Niebla rugosa

Scientific classification
- Kingdom: Fungi
- Division: Ascomycota
- Class: Lecanoromycetes
- Order: Lecanorales
- Family: Ramalinaceae
- Genus: Niebla
- Species: N. rugosa
- Binomial name: Niebla rugosa Spjut (1996)

= Niebla rugosa =

- Authority: Spjut (1996)

Species of lichen

Niebla rugosa is a fruticose lichen that grows on rocks along the foggy Pacific Coast of Baja California in the Vizcaíno Desert. The epithet, rugosa is in reference to the wrinkled reticulated surface of the thallus.

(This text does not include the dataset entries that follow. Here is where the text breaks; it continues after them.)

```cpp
#include <algorithm>
#include <chrono>
#include <cmath>
#include <cstring>

namespace fdh {

static uint16_t half_bits_rne(float f) {
  uint32_t u;
  std::memcpy(&u, &f, 4);
  const uint16_t sign = (uint16_t)((u >> 16) & 0x8000u);
  const float a = std::fabs(f);
  if (a == 0.0f) return sign;
  std::memcpy(&u, &a, 4);
  const int e = (int)(u >> 23) - 127;
  if (e < -14) return sign | (uint16_t)std::nearbyint(a * 16777216.0f);
  const uint32_t mant = u & 0x7fffffu, m = mant >> 13, rem = mant & 0x1fffu;
  uint32_t h = ((uint32_t)(e + 15) << 10) | m;
  if (rem > 0x1000u || (rem == 0x1000u && (m & 1u))) h++;
  return sign | (uint16_t)h;
}
// ... 21 lines not shown
  float q[2 * kMaxBlurReach + 1];
  quantise_taps_f16(t, q);
  double sum[32] = {};
  for (int m = 0; m < nk; m++)
    for (int lane = 0; lane < 64; lane++) {
      const int j = lane & 31, g = lane >> 5;
      for (int e = 0; e < 8; e++) {
        const int k = 16 * m + mx_krow(g, e, vertical) - delta - j;
#if FDH_MX_LO
        const float w = (k >= 0 && k <= 2 * t.reach) ? t.dense[kBlurPad + k] * 1024.0f : 0.0f;
        const uint16_t hi = half_bits_rne(w), lo = half_bits_rne(w - half_value(hi));
#else
        const float w = (k >= 0 && k <= 2 * t.reach) ? q[k] : 0.0f;
        const uint16_t hi = half_bits_rne(w), lo = 0;
#endif
        o[(((size_t)(2 * m) * 64 + lane) * 8) + e] = hi;
        o[(((size_t)(2 * m + 1) * 64 + lane) * 8) + e] = lo;
        sum[j] += (double)half_value(hi) + (double)half_value(lo);
      }
    }
  double dev = 0.0;
  for (int j = 0; j < 32; j++) dev = std::max(dev, std::fabs(sum[j] - 1024.0));
  return (float)dev;
}

void blur_weight_fragments(float blur_radius, bool vertical, float* dense, uint16_t* frag_bits, int* reach, int* k_steps) {
  const BlurTaps t = make_taps(blur_radius);
  for (int k = 0; k <= 2 * t.reach; k++) dense[k] = t.dense[kBlurPad + k];
  *reach = t.reach;
  *k_steps = mx_nk(t.reach, vertical);
  if (*k_steps > kMxMaxNK) throw Error(FDH_ERR_INVALID, "blur_weight_fragments: filter too wide");
  build_mx_weights(t, vertical, reinterpret_cast<uint8_t*>(frag_bits));
}

void FrameLayout::lay_out(size_t n_recs, size_t n_exts, size_t n_phases, const std::vector<BlurJob>& blurs) {
  n = n_recs; n_ext = n_exts;
  n_chunks = std::max<size_t>((n + 255) / 256, 1);
  recs = 0;
  exts = align256(recs + n * sizeof(DrawRec));
  binrecs = align256(exts + n_ext * sizeof(QuadExt));
  boxes = align256(binrecs + n * sizeof(BinRec));
  chunks = align256(boxes + ((n + 3) & ~(size_t)3) * sizeof(uint32_t));
  phase_first = align256(chunks + n_chunks * sizeof(uint32_t));
  tables = align256(phase_first + (n_phases + 1) * sizeof(int));
  total = tables;
  mx_h.assign(blurs.size(), 0); mx_v.assign(blurs.size(), 0);
// ... 377 lines not shown
```

figdraw_amd/csrc/k_blur_valu.hip:

```cpp
#include "fdh_device.h"

namespace fdh {
bool launch_blur_mx_pass(bool vertical, hipStream_t s, const BlurParams& P, const DrawRec* draws, const QuadExt* exts);


template <int kBlurOut, int kUnroll = 1, typename Tex>
__device__ __forceinline__ void fir_outputs(const float* __restrict__ d, int reach, Tex tex, f2 (&rg)[kBlurOut], f2 (&ba)[kBlurOut]) {
#pragma unroll
  for (int p = 0; p < kBlurOut; p++) { rg[p] = 0.0f; ba[p] = 0.0f; }
  const int nwin = kBlurOut + 2 * reach;
#pragma unroll
  for (int j = 0; j < kBlurOut - 1; j++) {
    f2 trg, tba;
    unpack2(tex(j), trg, tba);
#pragma unroll
    for (int p = 0; p <= j; p++) {
      const float c = d[j - p + kBlurPad];
      rg[p] += trg * c;
      ba[p] += tba * c;
    }
  }
#pragma unroll kUnroll
  for (int j = kBlurOut - 1; j < nwin - (kBlurOut - 1); j++) {
    f2 trg, tba;
    unpack2(tex(j), trg, tba);
#pragma unroll
    for (int p = 0; p < kBlurOut; p++) {
      const float c = d[j - p + kBlurPad];
      rg[p] += trg * c;
      ba[p] += tba * c;
    }
  }
#pragma unroll
  for (int i = kBlurOut - 2; i >= 0; i--) {
    const int j = nwin - 1 - i;
    f2 trg, tba;
    unpack2(tex(j), trg, tba);
#pragma unroll
    for (int p = kBlurOut - 1 - i; p < kBlurOut; p++) {
      const float c = d[j - p + kBlurPad];
      rg[p] += trg * c;
      ba[p] += tba * c;
    }
  }
}
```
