+  const int su = lane & 3;
+  int srow[2], soff[2][2];
+#pragma unroll
+  for (int i = 0; i < 2; ++i) {
+    srow[i] = 8 * (wave_s + 8 * (2 * i + half)) + ((lane >> 2) & 7);
+    soff[i][0] = ww_lds_off(srow[i], 2 * su);
+    soff[i][1] = ww_lds_off(srow[i], 2 * su + 1);
+  }
+  const bool x_lane1 = 2 + half < KT;
+  int patch_sh[XRND];
+#pragma unroll
+  for (int i = 0; i < XRND; ++i) {
+    patch_sh[i] = 0;
+    const int kk = g * p.xr + srow[i];
+    if (!MUL && p.misaligned && (i == 0 || x_lane1) && kk < p.K_main) {
+      int c0 = kk, si = 0;
 #pragma unroll
       for (int j = 0; j < 3; ++j)
         if (si + 1 < p.n_x && c0 >= p.x[si].rows) { c0 -= p.x[si].rows; ++si; }
-      const float* sp = p.x[0].ptr[set];
-      long long sbs = p.x[0].bs, smo = p.x[0].mul_off;
-      int ssh = p.x[0].shift;
-      if (si == 1) { sp = p.x[1].ptr[set]; sbs = p.x[1].bs; smo = p.x[1].mul_off; ssh = p.x[1].shift; }
-      if (si == 2) { sp = p.x[2].ptr[set]; sbs = p.x[2].bs; smo = p.x[2].mul_off; ssh = p.x[2].shift; }
-      if (si == 3) { sp = p.x[3].ptr[set]; sbs = p.x[3].bs; smo = p.x[3].mul_off; ssh = p.x[3].shift; }
-      xsrc[k].p = sp + ((long long)c0 * L + ssh + 4 * q) + (partner ? smo : 0);
-      xsrc[k].bs = (int)sbs;
-      xsrc[k].t = ssh + 4 * q;
-    }
-  }
-
-  int patch_sh = 0;
-  if (p.misaligned && tid < p.xr) {
-    const int kk = g * p.xr + tid;
-    int c0 = kk, si = 0;
-#pragma unroll
-    for (int j = 0; j < 3; ++j)
-      if (si + 1 < p.n_x && c0 >= p.x[si].rows) { c0 -= p.x[si].rows; ++si; }
-    const int sh = si == 0 ? p.x[0].shift : (si == 1 ? p.x[1].shift : (si == 2 ? p.x[2].shift : p.x[3].shift));
-    if (kk < p.K_main && (sh & 3) != 0 && sh > -4 && sh < 4) patch_sh = sh;
+      const int sh = si == 0 ? p.x[0].shift : (si == 1 ? p.x[1].shift : (si == 2 ? p.x[2].shift : p.x[3].shift));
+      if ((sh & 3) != 0 && sh > -4 && sh < 4) patch_sh[i] = sh;
+    }
   }
   __builtin_amdgcn_s_waitcnt(0x0F70);
 
@@ -191,17 +231,25 @@
   };
   auto issue_dy1 = [&](int k, int b, int t0, int slot) {
     if (p.exp & 4) return;
-    const bool ok = dsrc[k].p != nullptr && t0 + dsrc[k].t < L && !(p.exp & 1);
-    const char* src = ok ? reinterpret_cast<const char*>(dsrc[k].p + ((long long)b * dsrc[k].bs + t0)) : zero16;
+    const bool ok = dsrc[k] != nullptr && !(p.exp & 1);
+    const char* src = ok ? reinterpret_cast<const char*>(dsrc[k] + (b * dy_bs + t0)) : zero16;
     ww_dma16(src, ww_lds + slot * dslot_bytes + (wave_s + 8 * k) * 1024);
   };
   auto issue_x1 = [&](int k, int b, int t0, int slot) {
-    if (k >= my_nx || (p.exp & 4)) return;
+    if (p.exp & 4) return;
     const int t = t0 + xsrc[k].t;
     const bool ok = xsrc[k].p != nullptr && t > -4 && t < L && !(p.exp & 1);
     const char* src = ok ? reinterpret_cast<const char*>(xsrc[k].p + ((long long)b * xsrc[k].bs + t0)) : zero16;
     ww_dma16(src, xring + slot * xslot_bytes + (wave_s + 8 * k) * 1024);
   };
+  auto issue_lo = [&](int tile, int slot) {
+    if (NE == 0 || wave_s != 0 || (p.exp & 4)) return;
+    int b, t0;
+    tile_bt(tile, b, t0);
+    const bool ok = lsrc.p != nullptr && t0 + lsrc.t < L && !(p.exp & 1);
+    const char* src = ok ? reinterpret_cast<const char*>(lsrc.p + ((long long)b * lsrc.bs + t0)) : zero16;
+    ww_dma16(src, lring + slot * 1024);
+  };
   auto issue_dy = [&](int tile, int slot) {
     int b, t0;
     tile_bt(tile, b, t0);
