# NVlabs/intrinsic3d

Measured on NVIDIA H100. Metric: gauss_newton_iterations_per_sec, higher is better.
Workload: dtype f32

## Files before the change

### intrinsic3d_b200/csrc/i3d_engine.cu

```cuda
#include <cuda_runtime.h>
#include <dlfcn.h>

#include <algorithm>
#include <chrono>
#include <climits>
#include <cmath>
#include <cstdarg>
#include <cstdio>
#include <cstdlib>
#include <cstring>
#include <string>
#include <vector>

#include "../../include/i3d_c_api.h"
#include "i3d_kernels.cuh"
#include "i3d_lighting.cuh"
#include "i3d_recolor.cuh"
#include "i3d_gridops.cuh"
#include "i3d_host.h"
#include "i3d_frames.h"
#include "i3d_fusion.h"
#include "i3d_mesh.h"
#include "i3d_render.h"
#include "i3d_track.h"
// ... 432 lines not shown

int check_frame_limit(I3DEngine* e, int F, int K)
{
    int optin = 0;
    CK(cudaDeviceGetAttribute(&optin, cudaDevAttrMaxSharedMemoryPerBlockOptin, e->device));
    cudaFuncAttributes fa_acc{}, fa_app{};
    CK(cudaFuncGetAttributes(&fa_acc, k_eg_accum));
    CK(cudaFuncGetAttributes(&fa_app, k_eg_apply));
    const size_t lim = static_cast<size_t>(optin);
    auto fits = [&](int f) { return fa_acc.sharedSizeBytes + accum_smem_bytes(f, K) <= lim && fa_app.sharedSizeBytes + apply_smem_bytes(f, K) <= lim; };
    if (fits(F)) return 0;
    int fmax = 0;
    while (fits(fmax + 1)) ++fmax;
    return fail(e, "i3d_gn_iteration: %d frames at K = %d observations need %zu bytes of shared memory per block in k_eg_accum (device limit %d): "
                   "at most %d frames at K = %d", F, K, fa_acc.sharedSizeBytes + accum_smem_bytes(F, K), optin, fmax, K);
}

void launch_eg_apply(I3DEngine* e, const GridView& g, const RegView& rv, const EgRows& rows, const SolveVecs& sv)
{
    if (rows.n_active == 0) return;
    Timer kt(e->timing, e->stream, "k_eg_apply");
    pdl_launch(e, k_eg_apply, blocks_for(rows.n_active), kThreads, apply_smem_bytes(e->F, rows.K), g, rows, rv, sv, sv.ps, e->ctl.p, e->site(SITE_EG_APPLY));
}

void launch_operator(I3DEngine* e, const GridView& g, const RegView& rv, const EgRows& rows, const SolveVecs& sv, const Shard& sh, const float* vin,
                     float dmin, float dmax, int is_cg_iteration)
{
    launch_eg_apply(e, g, rv, rows, sv);
    {
        Timer kt(e->timing, e->stream, "k_op_partial", 1);
        pdl_launch(e, k_op_partial, blocks_for(static_cast<size_t>((e->held_count() + 3) / 4)), kThreads, 0,
            g, rv, sv, sh, e->held_count(), vin, sv.ps, e->type_w.p, dmin, dmax, e->ctl.p, e->site(SITE_OP_POST), e->site(SITE_EG_APPLY).out, is_cg_iteration);
    }
    if (e->world > 1)
    {
        Timer kt(e->timing, e->stream, "exchange", 1);
        exchange(e, sv.qg, nullptr, sv.qg + 2 * e->n, 6 * e->F + 9, e->site(SITE_OP_POST).out, 1, 1, is_cg_iteration ? EPI_OPERATOR_CG : -1);
    }
}

bool plan_cg_step(I3DEngine* e)
{
    if (e->step_n == e->n) return e->step_grid > 0;
    e->step_n = e->n; e->step_grid = 0;
    int sms = 0, optin = 0;
    CK(cudaDeviceGetAttribute(&sms, cudaDevAttrMultiProcessorCount, e->device));
    CK(cudaDeviceGetAttribute(&optin, cudaDevAttrMaxSharedMemoryPerBlockOptin, e->device));
    cudaFuncAttributes fa0{}, fa1{};
    CK(cudaFuncGetAttributes(&fa0, k_cg_step<false>));
    CK(cudaFuncGetAttributes(&fa1, k_cg_step<true>));
    const size_t dyn_max = static_cast<size_t>(optin) - std::max(fa0.sharedSizeBytes, fa1.sharedSizeBytes);
    CK(cudaFuncSetAttribute(k_cg_step<false>, cudaFuncAttributeMaxDynamicSharedMemorySize, static_cast<int>(dyn_max)));
    CK(cudaFuncSetAttribute(k_cg_step<true>, cudaFuncAttributeMaxDynamicSharedMemorySize, static_cast<int>(dyn_max)));
    const int64_t items = (e->n + 3) / 4;
    for (int bps = 2048 / kStepThreads; bps >= 1; --bps)
    {
        const int64_t threads = static_cast<int64_t>(bps) * sms * kStepThreads;
        const int64_t K = (items + threads - 1) / threads;
        const size_t smem = static_cast<size_t>(K) * kStepSlots * kStepThreads * sizeof(float);
        if (smem > dyn_max) break;
        int occ0 = 0, occ1 = 0;
        CK(cudaOccupancyMaxActiveBlocksPerMultiprocessor(&occ0, k_cg_step<false>, kStepThreads, smem));
        CK(cudaOccupancyMaxActiveBlocksPerMultiprocessor(&occ1, k_cg_step<true>, kStepThreads, smem));
        if (std::min(occ0, occ1) < bps) continue;
        if (static_cast<size_t>(bps) * sms + 8 > e->max_blocks) break;
        e->step_grid = static_cast<unsigned>(bps * sms); e->step_K = static_cast<int>(K); e->step_smem = smem;
        return true;
    }
    return false;
}

template <bool INIT>
void launch_cg_step(I3DEngine* e, const GridView& g, const RegView& rv, const SolveVecs& sv, float dmin, float dmax)
{
    const int64_t items = (e->n + 3) / 4;
    pdl_launch<true>(e, k_cg_step<INIT>, e->step_grid, kStepThreads, e->step_smem, g, rv, sv, items, e->step_K, e->type_w.p, e->minv.p, dmin, dmax,
                     e->ctl.p, e->site(SITE_OP_POST), e->site(SITE_EG_APPLY).out, e->site(SITE_UPDATE));
}
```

==Distinguishing features==

Niebla rugosa is distinguished by a thallus divided into relatively few—less than 20–branches from a yellow pigmented holdfast, the branches generally strap-shaped, oblong to linear in outline, to 4 cm long and 3–7 mm wide, mostly simple, wavy along acute margins and cortical ridges, occasionally with short rounded lobes, especially near apex, with longitudinal spiraling ridges that divide and unite generally at 45° to form angled margins and intermittent ridges, the longitudinal ridges connected by transverse ridges, similar to a spiraled ladder (or DNA helix), and by containing divaricatic acid, with triterepenes. Similar species are Niebla siphonoloba, distinguished by the lichen substance sekikaic acid and by transverse ridges branching between margins, Niebla podetiaforma, distinguished by reticulated vein-like cortical ridges between margins, Niebla contorta distinguished by the obtuse branch margins, and Niebla undulata that differs by having a smooth recessed cortical surface between ridges.

==Taxonomic history==

Niebla rugosa was recognized as a result of undertaking a taxonomic revision of the genus in regard to developing a lichen flora of Baja California, which began in 1986. It was first collected northwest of Bahía Tortugas near Punta Eugenia on the Vizcaíno Peninsula of Baja California. 17 May 1986, the type (biology), Spjut 9699, deposited in the United States National Herbarium (Smithsonian Institution, Museum of Natural History, Botany Department), and at the Universidad Autónoma de Baja California, Ensenada, Mexico. The species (N. rugosa) was subsequently collected along the east coast of Cedros Island (Spjut & Marin 10539, Apr 1989) on mesas north of Punta Canoas (Spjut 11251, Apr 1990), and on small rocks in a pebble Niebla community along the beach near the northern boundary of the Vizcaíno Desert, just south of Campo Nuevo (Spjut & Marin 12760,
Apr 1993).

Niebla rugosa is only known from collections made by Richard Spjut and Richard Marin, while their herbarium specimens have been interpreted to belong to a broad species concept of Niebla homalea, one that recognizes only three species in the genus, two by the medulla reaction to para-phenylenediamine, depsidones (pd+, Niebla josecuervoi), depsides (pd-, N. homalea) and one by isidia (Niebla isidiaescens), based on the genus concept defined by Spjut; however, the broad taxonomic concept has many inconsistencies.